En la recóndita soledad del camposanto sus párpados aún caídos ceden a los dedos de Eva. Pero la tibieza del tacto desaparece al instante en el que el tiro de una vieja cámara fotográfica surca esa tarde de nubes rojas.

Estela se estremece. Busca a su hija.

La niña ha destinado sus caricias a otro cuerpo, inanimado, ni siquiera humano, cuyo nombre en lengua sajona resulta exótico en su circunstancia. Como si se tratara del lunar de la frente de su madre, Eva toca la pantalla plana de su smartphone en el vector exacto de la silueta de un pajarillo azul. Después extiende sus brazos hacia Estela, pidiéndole el mismo gesto para imortalizarlo dentro del dispositivo y dentro de ella. Pero la emoción interfiere, la entorpece, la hace presionar otro vector. El smartphone emula la voz de la vieja cámara fotográfica. Ha registrado el semblante de su madre, no el que la caracteriza, más bello que el de los ángeles de mármol que hacen guardia alrededor, sino el de un triste personaje parecido a una gárgola.

–Dame eso Eva.

–Es una foto para tuitear.

La mente de Estela se vacía. En su boca percibe una caja de Pandora a punto de estallar. Logra mantenerla cerrada.

–Lo guardo mamá, te lo prometo.

–No prometas nada y menos aquí. Dámelo y bájate de allí, ¿no ves que es una cruz? –resuelve Estela en un tono igual de rígido que su postura.

La niña salta. Regala una mirada fugaz a las nubes rojas. Entrega el smartphone. 

Estela permanece inmóvil, sin embargo, el crujido de los cadáveres de pétalos bajo sus suelas revelan la dinámica en su interior: el espectro del timbre de Eva ejerce una furiosa presión en su garganta que busca escape en sus lagrimales. Éstos no soportan, se abren, dejan correr las sales del recuerdo.

 

La mujer vuelve a mandar sus rodillas a la tierra. Esta vez ninguna imagen aparece. Apoya su frente en el florero más cercano, repleto de gardenias blancas, flor y perfume preferidos de su hija. Cuando logra controlar los espasmos del duelo, asume el proceder de la sabiduría. Desliza las coyunturas de sus falanges sobre las bolsas de sus ojos como queriéndolas exprimir. Sube a la cruz con menos agilidad, pero con el mismo ímpetu de Eva cuando aún existía. Saca el smartphone, presiona el pajarillo azul de Twitter y busca el siguiente tuit:

 

[Eva

@EvaRojas0-0

Mi primera foto, ja ja ja. Es de mamá en el panteón donde está pa.]

 

El mensaje está marcado con un favorito y tiene una respuesta:

 

[Estela

@estela1707

Me debes abrazo]

 

Y esta respuesta, otra:

 

[Eva

@EvaRojas0-0

Te lo prometo]

 

Estela extiende sus brazos dispuesta a abrazar al horizonte de tonalidades intensas. Luego toma una foto con el smartphone y procede a navegar entre las opciones de la cuenta @EvaRojas0-0. Los datos estadísticos de su hija se despliegan: sigue sólo a una cuenta, tiene sólo un seguidor, ella, en ambos casos. Abre el campo para escribir otro tuit que sería el tercero. Añade la imagen que acaba de registrar pero duda al enviarla. Cierra los ojos. Acoraza el teléfono con sus manos y así se presiona el pecho, justo donde pende su dije en forma de cruz.

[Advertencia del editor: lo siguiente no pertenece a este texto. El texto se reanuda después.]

# robustrobotics/flame

Hardware: AMD Instinct MI355X
Metric: NLTGV2 primal-dual iters/sec on 640x480 Delaunay graph; depth RMS vs CPU (higher is better)
Workload: dtype f32

## Files before the change

flame_amd/csrc/flame_nltgv2_test_options.h:

```cpp
#ifndef FLAME_NLTGV2_TEST_OPTIONS_H_
#define FLAME_NLTGV2_TEST_OPTIONS_H_

enum {
  FLAME_NLTGV2_OPT_BLOCK_WAVES = 103,
  FLAME_NLTGV2_OPT_UNROLL = 104,
  FLAME_NLTGV2_OPT_DUAL_PUBLISH = 106,
  FLAME_NLTGV2_OPT_PRESLEEP = 108,
  FLAME_NLTGV2_OPT_XCDS = 109,
  FLAME_NLTGV2_OPT_FAULT_INJECT = 110,
  FLAME_NLTGV2_OPT_POLL_GAP = 113
};

#endif
```

flame_amd/csrc/nltgv2_context.hip:

```cpp
#include "nltgv2_context.hpp"

namespace flame_hip {
namespace host {

int fail(flame_nltgv2_ctx* ctx, int status) {
  if (ctx) ctx->last_error = status;
  return status;
}

void request_open_stop(flame_nltgv2_ctx* ctx) {
  if (!ctx->open_inflight || ctx->open_stop_sent || !ctx->stop_dev.p || !ctx->ctl_stream) return;
  *ctx->h_stop = ctx->open_tag0;
  if (hipMemcpyAsync(ctx->stop_dev.p, ctx->h_stop, sizeof(unsigned), hipMemcpyHostToDevice, ctx->ctl_stream) != hipSuccess) (void)hipGetLastError();
  ctx->open_stop_sent = true;
}

hipError_t wait_solver_stream(flame_nltgv2_ctx* ctx) {
  request_open_stop(ctx);
  return hipStreamSynchronize(ctx->stream);
}

int ensure(flame_nltgv2_ctx* ctx, DevBuf& b, size_t bytes) {
  if (bytes == 0) bytes = 16;
  if (b.cap >= bytes) return 0;
// ... 442 lines not shown
  ok = ok && hipEventCreateWithFlags(&ctx->ev_snap, hipEventDisableTiming) == hipSuccess;
  ok = ok && hipEventCreateWithFlags(&ctx->ev_raster_done, hipEventDisableTiming) == hipSuccess;
  ok = ok && hipEventCreateWithFlags(&ctx->ev_topo_ready, hipEventDisableTiming) == hipSuccess;
  ok = ok && hipEventCreate(&ctx->ev_mesh0) == hipSuccess && hipEventCreate(&ctx->ev_mesh1) == hipSuccess;
  ok = ok && hipEventCreate(&ctx->ev_dbg0) == hipSuccess && hipEventCreate(&ctx->ev_dbg1) == hipSuccess;
  ok = ok && hipEventCreateWithFlags(&ctx->ev_expanded, hipEventDisableTiming) == hipSuccess;
  ok = ok && hipEventCreateWithFlags(&ctx->ev_run[0], hipEventDisableTiming) == hipSuccess;
  ok = ok && hipEventCreateWithFlags(&ctx->ev_run[1], hipEventDisableTiming) == hipSuccess;
  ok = ok && hipHostMalloc((void**)&ctx->h_err, kErrBytes, hipHostMallocDefault) == hipSuccess;
  ok = ok && hipHostMalloc((void**)&ctx->h_cost, 2 * sizeof(float), hipHostMallocDefault) == hipSuccess;
  ok = ok && hipHostMalloc((void**)&ctx->h_stop, 64, hipHostMallocDefault) == hipSuccess;
  if (ctx->h_stop) *ctx->h_stop = 0u;
  ok = ok && hipStreamCreateWithPriority(&ctx->ctl_stream, hipStreamNonBlocking, -1) == hipSuccess;
  if (!ok) {
    flame_nltgv2_destroy(ctx);
    return FLAME_NLTGV2_ERR_HIP;
  }
  ctx->stream = ctx->own_stream;
  *ctx->h_err = 0;
  {
    static std::once_flag warm;
    if (!std::getenv("FLAME_NLTGV2_NO_WARM"))
    std::call_once(warm, [ctx] {
      warm_module_kernels(), warm_module_persistent(ctx->own_stream, cooperative_allowed()), warm_module_persistent_tv(), warm_module_persistent_pv2();
      warm_module_layout(), warm_module_topo();
    });
    if (!std::getenv("FLAME_NLTGV2_LAZY_CALIBRATION") && ctx->prop.multiProcessorCount >= 64 && place_calibrate_at_create(device) && place_calibrate(ctx) != 0) {
      ctx->last_error = 0, ctx->last_hip = 0;
      (void)hipGetLastError();
    }
    if (ctx->place_state < 0) ctx->place_state = 0;
  }
  ctx->all = {&ctx->pos, &ctx->x, &ctx->w1, &ctx->w2, &ctx->xb, &ctx->w1b, &ctx->w2b, &ctx->xp, &ctx->w1p,
              &ctx->w2p, &ctx->data, &ctx->weight, &ctx->src, &ctx->dst, &ctx->alpha, &ctx->beta, &ctx->q1,
              &ctx->q2, &ctx->q3, &ctx->row_ptr, &ctx->half, &ctx->slice_row, &ctx->perm, &ctx->pdeg,
              &ctx->rec_nbr, &ctx->rec_edge, &ctx->edge_src_slot, &ctx->hrec, &ctx->hq, &ctx->vstate, &ctx->hq_alt, &ctx->vstate_alt, &ctx->cost_terms, &ctx->run_tail,
              &ctx->vaux, &ctx->bar0, &ctx->bar1, &ctx->vprev, &ctx->xbuf, &ctx->abort_flag, &ctx->tv_slot, &ctx->tv_vid, &ctx->tv_meta, &ctx->tv_wave, &ctx->wg2_slot, &ctx->wg2_vid, &ctx->wg2_meta, &ctx->wg2_nbr, &ctx->wg2_fetch, &ctx->wg2_info, &ctx->wg2_vfirst, &ctx->wg2_rmax, &ctx->err,
              &ctx->cost_out, &ctx->img_ref, &ctx->img_cmp, &ctx->photo_err, &ctx->r_tris, &ctx->r_valid, &ctx->r_tvalid, &ctx->r_keys,
              &ctx->r_img, &ctx->r_cov, &ctx->r_vtx, &ctx->r_val, &ctx->wg_slot, &ctx->wg_vid, &ctx->wg_meta, &ctx->wg_nbr,
              &ctx->wg_fetch, &ctx->wg_info, &ctx->wg_v0, &ctx->probe, &ctx->snap_hq, &ctx->snap_vstate, &ctx->snap_bar, &ctx->iperm,
              &ctx->order_m, &ctx->rid_of, &ctx->stage[0].d, &ctx->stage[1].d, &ctx->sync_init, &ctx->sync_vmap, &ctx->sync_emap, &ctx->sync_need,
              &ctx->wg_vfirst, &ctx->place_pool, &ctx->place_rank, &ctx->place_fill, &ctx->place_rec_off, &ctx->place_patch, &ctx->place_meas, &ctx->progress};
  for (DevBuf* b : {&ctx->feat_stamp_d, &ctx->feat_key_d, &ctx->feat_val_d, &ctx->topo_scratch, &ctx->topo_dims, &ctx->layout_pos}) ctx->all.push_back(b);
  for (auto& b : ctx->nx) ctx->all.push_back(&b);
  for (auto& b : ctx->ex) ctx->all.push_back(&b);
  ctx->all.push_back(&ctx->pos_undo);
  for (DevBuf* b : {&ctx->m_P, &ctx->m_idepth, &ctx->m_normals, &ctx->m_tvalid, &ctx->m_nvalid, &ctx->m_tnormal, &ctx->m_offset, &ctx->m_cursor,
// ... 89 lines not shown
      if (value != 2) ctx->persist_refused_topo = ctx->persist_backoff_topo = ~0ull;
      return 0;
    case FLAME_NLTGV2_OPT_PROBE:
      ctx->opt_probe = value ? 1 : 0;
      return 0;
    case FLAME_NLTGV2_OPT_DUAL_PUBLISH:
      if (value < 0 || value > 2) return fail(ctx, FLAME_NLTGV2_ERR_INVALID_ARG);
      ctx->opt_dual = value;
      return 0;
    case FLAME_NLTGV2_OPT_FAULT_INJECT:
      if (value < 0 || value > (1 << 24)) return fail(ctx, FLAME_NLTGV2_ERR_INVALID_ARG);
      ctx->opt_fault = value;
      if (value == 0) ctx->persist_refused_topo = ctx->persist_backoff_topo = ~0ull;
      return 0;
    case FLAME_NLTGV2_OPT_XCDS:
      if (value < 0 || value > 8) return fail(ctx, FLAME_NLTGV2_ERR_INVALID_ARG);
      ctx->opt_xcds = value;
      ctx->coop_checked_key = ~0ull;
      return 0;
    case FLAME_NLTGV2_OPT_PRESLEEP:
      if (value < 0 || value > 256) return fail(ctx, FLAME_NLTGV2_ERR_INVALID_ARG);
      ctx->opt_presleep = value;
      return 0;
    case FLAME_NLTGV2_OPT_MESH_STATE:
      if (value < 0 || value > 1) return fail(ctx, FLAME_NLTGV2_ERR_INVALID_ARG);
      ctx->opt_mesh_state = value;
      return 0;
    case FLAME_NLTGV2_OPT_COST_SUM:
      if (value < 0 || value > 1) return fail(ctx, FLAME_NLTGV2_ERR_INVALID_ARG);
      ctx->opt_cost_sum = value;
      return 0;
    case FLAME_NLTGV2_OPT_SYNC_PATH:
      if (value < 0 || value > 2) return fail(ctx, FLAME_NLTGV2_ERR_INVALID_ARG);
      ctx->opt_sync_path = value;
      return 0;
    case FLAME_NLTGV2_OPT_UNROLL:
      if (value != 0 && value != 4 && value != 8 && value != 16) return fail(ctx, FLAME_NLTGV2_ERR_INVALID_ARG);
      ctx->opt_unroll = value;
      return 0;
    default:
      return fail(ctx, FLAME_NLTGV2_ERR_INVALID_ARG);
  }
}
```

Algunas nubes rojas se colorean de azul celeste y se difuminan en la altura; otras simplemente se tiñen de blanco.

Estela cancela el envío del tuit. Abandona la cuenta de su hija para siempre. Sus ágiles yemas impactan sobre la pantalla táctil. Ingresa como @estela1707 y configura su perfil de usuario. Queda así:

 

[Estela

@estela1707

México

“Mujer que charla con Dios sobre los duelos de su generación. Mujer al interior de una crisálida de nubes rojas”.]

 

Y destina como fondo la fotografía de esa tarde: en primer plano, la perfecta silueta de un ave emprendiendo el vuelo hacia las nubes…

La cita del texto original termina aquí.